Dragen QC report template for multiple samples from fastqc metrics

By Synnøve Yndestad in R sequencing RNAseq

February 14, 2022

For RNAseq performed on the Illumina NovaSeq6000, a single RNAseq run may contain 70 different samples. Batch aggregating and plotting Quality Control metrics from a sequencing run is very useful to spot samples with low sequencing quality within a single run.
While multiQC is an excellent tool for aggregating and visualizing QC metrics, my RNAseq project is run using the Dragen pipeline. Since no Dragen module had yet been implemented when I was processing the samples, I wrote my own version in the form of a Rmarkdown report template. It takes a folder of *.fastq_metrics.csv files generated by Dragen, and produces a html report with plots made interactive by plotly.

An example report can be viewed here.
The Rmarkdown template and the example report can be found in my GitHub here.

Instructions for use:
1- Add a folder containing the *fastq_metrics.csv files to the working directory.
The folder name will be assigned as RunID.
2- Change any run-specific details in the Description section to document for future reference i.e what kind of samples, from which study, what prep protocol generated the library and which dragen version was used in the processing.
3- Knit report

The plots produced will be the same kind of plots listed below.

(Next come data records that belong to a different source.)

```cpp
// ... 80 lines not shown
            const bool aff = AFF && cb < nblk0;
            if (aff) {
                const float* tab = sC + (t.n & 1) * (nblk0 * 32) + cb * 32 + part * 4;
                kA = *reinterpret_cast<const f32x4*>(tab);
                kB = *reinterpret_cast<const f32x4*>(tab + 16);
            }
#pragma unroll
            for (int k = 0; k < 2; ++k) {
                f32x4 v = aff ? fma4(ra[kb][k], kA, kB) : ra[kb][k];
                if (e && ((eflags >> (4 * k)) & (unsigned)e)) v = z;
                if (k == 0 || l_off[1] >= 0) *reinterpret_cast<f32x4*>(img + l_off[k]) = v;
            }
        }
    };

    auto dma_block = [&](int cbk, int slot) {
#pragma unroll
        for (int j = 0; j < 2 * NT; ++j) {
            const int pc = wave8 + 8 * j, q = pc >> 4, r = pc & 15;
            __builtin_amdgcn_global_load_lds((const __attribute__((address_space(1))) void*)(p.wpk + ((size_t)(g * NT + q) * nblk + cbk) * SSEG + r * 256 + lane * 4),
                                             (__attribute__((address_space(3))) void*)(sW + (slot * NT + q) * SSEG + r * 256), 16, 0, 0);
        }
        if (SC && wave8 < NT)
            __builtin_amdgcn_global_load_lds((const __attribute__((address_space(1))) void*)(p.wsc + ((size_t)(g * NT + wave8) * nblk + cbk) * STS + lane * 4),
                                             (__attribute__((address_space(3))) void*)(sS + (slot * NT + wave8) * STS), 16, 0, 0);
    };
    if (WST) {
        dma_block(0, 0);
    } else {
        for (int i = threadIdx.x; i < nblk * NT * (SSEG / 4); i += 512) {
            const int cbk = i / (NT * (SSEG / 4)), r = i % (NT * (SSEG / 4)), q = r / (SSEG / 4), o = r % (SSEG / 4);
            reinterpret_cast<f32x4*>(sW)[i] = reinterpret_cast<const f32x4*>(p.wpk + ((size_t)(g * NT + q) * nblk + cbk) * SSEG)[o];
        }
        if (SC)
            for (int i = threadIdx.x; i < nblk * NT * (STS / 4); i += 512) {
                const int cbk = i / (NT * (STS / 4)), r = i % (NT * (STS / 4)), q = r / (STS / 4), o = r % (STS / 4);
                reinterpret_cast<f32x4*>(sS)[i] = reinterpret_cast<const f32x4*>(p.wsc + ((size_t)(g * NT + q) * nblk + cbk) * STS)[o];
            }
    }
// ... 85 lines not shown
#pragma unroll
                for (int b = 0; b < 2; ++b) {
                    f32x4 v = y[a][b];
                    if (EPI == EPI_DEC) v = lrelu4(fma4(v, e2[nt], e3[nt]), k02);
                    *reinterpret_cast<f32x4*>(ob + ((long)(2 * a) * W + 2 * b) * COUT * 4 + nt * 64 + lane_out) = v;
                }
            if constexpr (SC) {
                char* sb = reinterpret_cast<char*>(p.out_sc) +
                           (((long)(t.n * Hs + (t.y0 >> 1) + (wave >> 1) * 4) * Ws + (t.x0 >> 1) + (wave & 1) * 4) * COUT + g * 16 * NT + nt * 16) * 4;
                f32x4 sv[1] = {accs[nt]};
                asm("s_nop 7\n\ts_nop 3" : "+v"(sv[0]));
                *reinterpret_cast<f32x4*>(sb + lane_sc) = add4(sv[0], scb[nt]);
            }
        }
    };

    STile tc, tr;
    {
        const int w0 = min(w_begin, p.total_tiles - 1);
        const int tx = w0 % p.tiles_x, r = w0 / p.tiles_x;
        tc.x0 = tx * 16; tc.y0 = (r % p.tiles_y) * 16; tc.n = r / p.tiles_y;
    }
    int ec = edge_code(tc), er, cic = 0, cir = 0, n_tab = tc.n;
    auto next_item = [&](STile& t, int& e, int& ci) {
        if (++ci == nitem) { ci = 0; advance(t); e = edge_code(t); }
    };
    if (AFF) fill_coefficients(tc.n);
    if (total_items > 0) load_item(tc, ec, 0);
    if (WST) asm volatile("s_waitcnt vmcnt(0)" ::: "memory");
    if (CNT && t8 < 8) sCnt[t8] = t8 < 4 ? 1u : 0u;
// ... 98 lines not shown
    const int nblk0 = q.C0 / 16, nblk = (q.C0 + q.C1) / 16, wblk = wst ? 2 : nblk;
    return sizeof(float) * ((size_t)wblk * nt * SSEG + (sc ? (size_t)wblk * nt * STS : 0) + 2 * (cnt ? 3 : 2) * kb * SIMG +
                            (aff ? (cnt ? 8 : 2) * 2 * nblk0 * 32 : 0)) + (cnt ? 64 : 0);
}

bool sub_counters(const ConvParams& q, int nt, bool sc, int kb, bool wst) {
#if GSA_EXPERIMENTS
    static const bool cnt_on = env_int("GSA_SUB_CNT", 0) != 0;
    return cnt_on && !wst && sub_lds(q, nt, sc, q.aff0 != nullptr, kb, false, true) <= 160 * 1024;
#else
    (void)q; (void)nt; (void)sc; (void)kb; (void)wst;
    return false;
#endif
}

template <int NT, int EPI, bool SC, bool AFF, int KB, bool WST, bool CNT = false>
hipError_t launch_k(const ConvParams& q, dim3 grid, hipStream_t s) {
    const size_t lds = sub_lds(q, NT, SC, AFF, KB, WST, CNT);
    if (lds > 160 * 1024) return hipErrorInvalidValue;
    return launch<subpixel_lean<NT, EPI, SC, AFF, KB, WST, CNT>>(q.device, grid, dim3(512), lds, s, q);
}

template <int NT, int EPI, bool SC, bool AFF>
hipError_t launch_shape(const ConvParams& q, int kb, bool wst, dim3 grid, hipStream_t s) {
    if (wst) return launch_k<NT, EPI, SC, AFF, 1, true>(q, grid, s);
#if GSA_EXPERIMENTS
    if (sub_counters(q, NT, SC, kb, false))
        return kb == 2 ? launch_k<NT, EPI, SC, AFF, 2, false, true>(q, grid, s) : launch_k<NT, EPI, SC, AFF, 1, false, true>(q, grid, s);
#endif
    return kb == 2 ? launch_k<NT, EPI, SC, AFF, 2, false>(q, grid, s) : launch_k<NT, EPI, SC, AFF, 1, false>(q, grid, s);
}

}

// ... 3 lines not shown
    if (p.aff0 != nullptr && p.C1 != 0) return false;
    return lean::sub_lds(p, nt, sc, p.aff0 != nullptr, kb, wst, false) <= 160 * 1024;
}

hipError_t launch_subpixel_lean(const ConvParams& q, int nt, int epi, bool sc, int kb, bool wst, dim3 grid, hipStream_t s) {
    using namespace lean;
    const bool aff = q.aff0 != nullptr;
#define GSA_SL(NT, EPI, SC) \
    if (nt == NT && epi == EPI && sc == SC) return aff ? launch_shape<NT, EPI, SC, true>(q, kb, wst, grid, s) : launch_shape<NT, EPI, SC, false>(q, kb, wst, grid, s);
    GSA_SL(1, EPI_RAW, false) GSA_SL(2, EPI_RAW, false) GSA_SL(1, EPI_DEC, false) GSA_SL(2, EPI_DEC, false) GSA_SL(1, EPI_DEC, true) GSA_SL(2, EPI_DEC, true)
#undef GSA_SL
    return hipErrorInvalidValue;
}

}
```

### gan-segmentation_amd/csrc/gsa_wino_lean.hip

```cpp
#include "gsa_kernels.h"
#include "gsa_dev.h"

#include <cstdio>
#include <cstdlib>
#include <type_traits>

namespace gsa {
namespace lean {

constexpr int LH = 18, LW = 18, RS = LW * 16 + 4;
constexpr int IMG = LH * RS;
constexpr int SEG = 16 * 256;
constexpr int NPIX = LH * LW;

struct Tile { int n, y0, x0; };
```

Plots produced by the report:

1- Read Mean quality; Per-Sequence Quality Scores

Total number of reads. Each average Phred-scale quality value is rounded to the nearest integer.

2- Positional Base Mean Quality; Per-Base Quality Scores

Average Phred-scale quality value of bases with a specific nucleotide at a given location in the read. Locations are listed first and can be either specific positions or ranges. The nucleotide is listed second and can be A, C, G, or T. N or ambiguous bases are assumed to have the system default value, usually QV2.